- _Given data_

@@ -582,18 +654,20 @@
         const adn::ConvArgs t = convt_args(h, p, i++, X, Y);
         ADN_MARK();
         ADN_HIP(launch_convt(h, TL, choose_convt(h, TL, t), t, part, st));
+        const WinoScratch sa = wino_scratch(i);
         const adn::ConvArgs a = conv_args(h, p, i++, ws + p.skip[l], Y, 2 * t.H, 2 * t.W, X, nullptr);
         ADN_MARK();
-        ADN_HIP(launch_conv3(h, adn::CONV3X3_RELU, choose_conv3(h, adn::CONV3X3_RELU, a), a, part, st));
+        ADN_HIP(launch_conv3(h, adn::CONV3X3_RELU, choose_conv3(h, adn::CONV3X3_RELU, a, false, false, sa), a, part, st, sa));
+        const WinoScratch sb = wino_scratch(i);
         adn::ConvArgs b = conv_args(h, p, i++, X, nullptr, 0, 0, Y, nullptr);
-        last = choose_conv3(h, adn::CONV3X3_RELU, b, false, l == 0 && !taps && h->n_classes == 1);
+        last = choose_conv3(h, adn::CONV3X3_RELU, b, false, l == 0 && !taps && h->n_classes == 1, sb);
         if (last.fuse_out) {
             b.dotw = h->dev + h->out_w;
             b.dot_out = f16 ? y : static_cast<float *>(Y);
             if (f16) b.dot_bias = h->out_b;
         }
         ADN_MARK();
-        ADN_HIP(launch_conv3(h, adn::CONV3X3_RELU, last, b, part, st));
+        ADN_HIP(launch_conv3(h, adn::CONV3X3_RELU, last, b, part, st, sb));
         ADN_HIP(export_tap(5 + (3 - l), Y, i - 1));
         std::swap(X, Y);
     }
@@ -655,6 +729,7 @@
     if (const char *ag = std::getenv("ADN_AUTO_GRID")) h.auto_grid = std::atol(ag);
     if (const char *ag = std::getenv("ADN_AUTO_GRID64")) h.auto_grid64 = std::atol(ag);
     if (h.f16) h.convt_split = false;
+    if (const char *wg = std::getenv("ADN_WINO_GEMM")) h.wino_gemm = std::atoi(wg) == 2 ? 2 : std::atoi(wg) != 0;
     if (const char *wt = std::getenv("ADN_WINO_TILE")) {
         h.use_wino4 = std::atoi(wt) != 2;
         h.force_wino4 = std::atoi(wt) == 4;
@@ -723,6 +798,10 @@
             if (h.use_wino4) {
                 L.w4_off = reserve((size_t)36 * Cin * Cout);
                 pack_wino4_3x3(t[ti], scale, Cin, Cout, host.data() + L.w4_off);
+                if (h.wino_gemm && d.level >= 3 && Cin >= 512 && Cin % 16 == 0 && Cout % 128 == 0) {
+                    L.w3_off = reserve((size_t)36 * Cin * Cout * 3 / 2);
+                    pack_wino4_split(t[ti], scale, Cin, Cout, reinterpret_cast<uint16_t *>(host.data() + L.w3_off));
+                }
             }
         } else if (h.f16) {
             L.w_off = reserve(n16);
diff --git a/audiodenoiser_amd/csrc/wino3s_kernels.hip b/audiodenoiser_amd/csrc/wino3s_kernels.hip
--- /dev/null
+++ b/audiodenoiser_amd/csrc/wino3s_kernels.hip
@@ -0,0 +1,170 @@
+#include "adn_internal.h"
+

- _Brief_
Where the listing above has a line with "sb = wino_scratch(i);", start there, and output every line exactly through the line with "std::atoi(wg) != 0;", which is also included.

- _Result of this task_
+        const WinoScratch sb = wino_scratch(i);
         adn::ConvArgs b = conv_args(h, p, i++, X, nullptr, 0, 0, Y, nullptr);
-        last = choose_conv3(h, adn::CONV3X3_RELU, b, false, l == 0 && !taps && h->n_classes == 1);
+        last = choose_conv3(h, adn::CONV3X3_RELU, b, false, l == 0 && !taps && h->n_classes == 1, sb);
         if (last.fuse_out) {
             b.dotw = h->dev + h->out_w;
             b.dot_out = f16 ? y : static_cast<float *>(Y);
             if (f16) b.dot_bias = h->out_b;
         }
         ADN_MARK();
-        ADN_HIP(launch_conv3(h, adn::CONV3X3_RELU, last, b, part, st));
+        ADN_HIP(launch_conv3(h, adn::CONV3X3_RELU, last, b, part, st, sb));
         ADN_HIP(export_tap(5 + (3 - l), Y, i - 1));
         std::swap(X, Y);
     }
@@ -655,6 +729,7 @@
     if (const char *ag = std::getenv("ADN_AUTO_GRID")) h.auto_grid = std::atol(ag);
     if (const char *ag = std::getenv("ADN_AUTO_GRID64")) h.auto_grid64 = std::atol(ag);
     if (h.f16) h.convt_split = false;
+    if (const char *wg = std::getenv("ADN_WINO_GEMM")) h.wino_gemm = std::atoi(wg) == 2 ? 2 : std::atoi(wg) != 0;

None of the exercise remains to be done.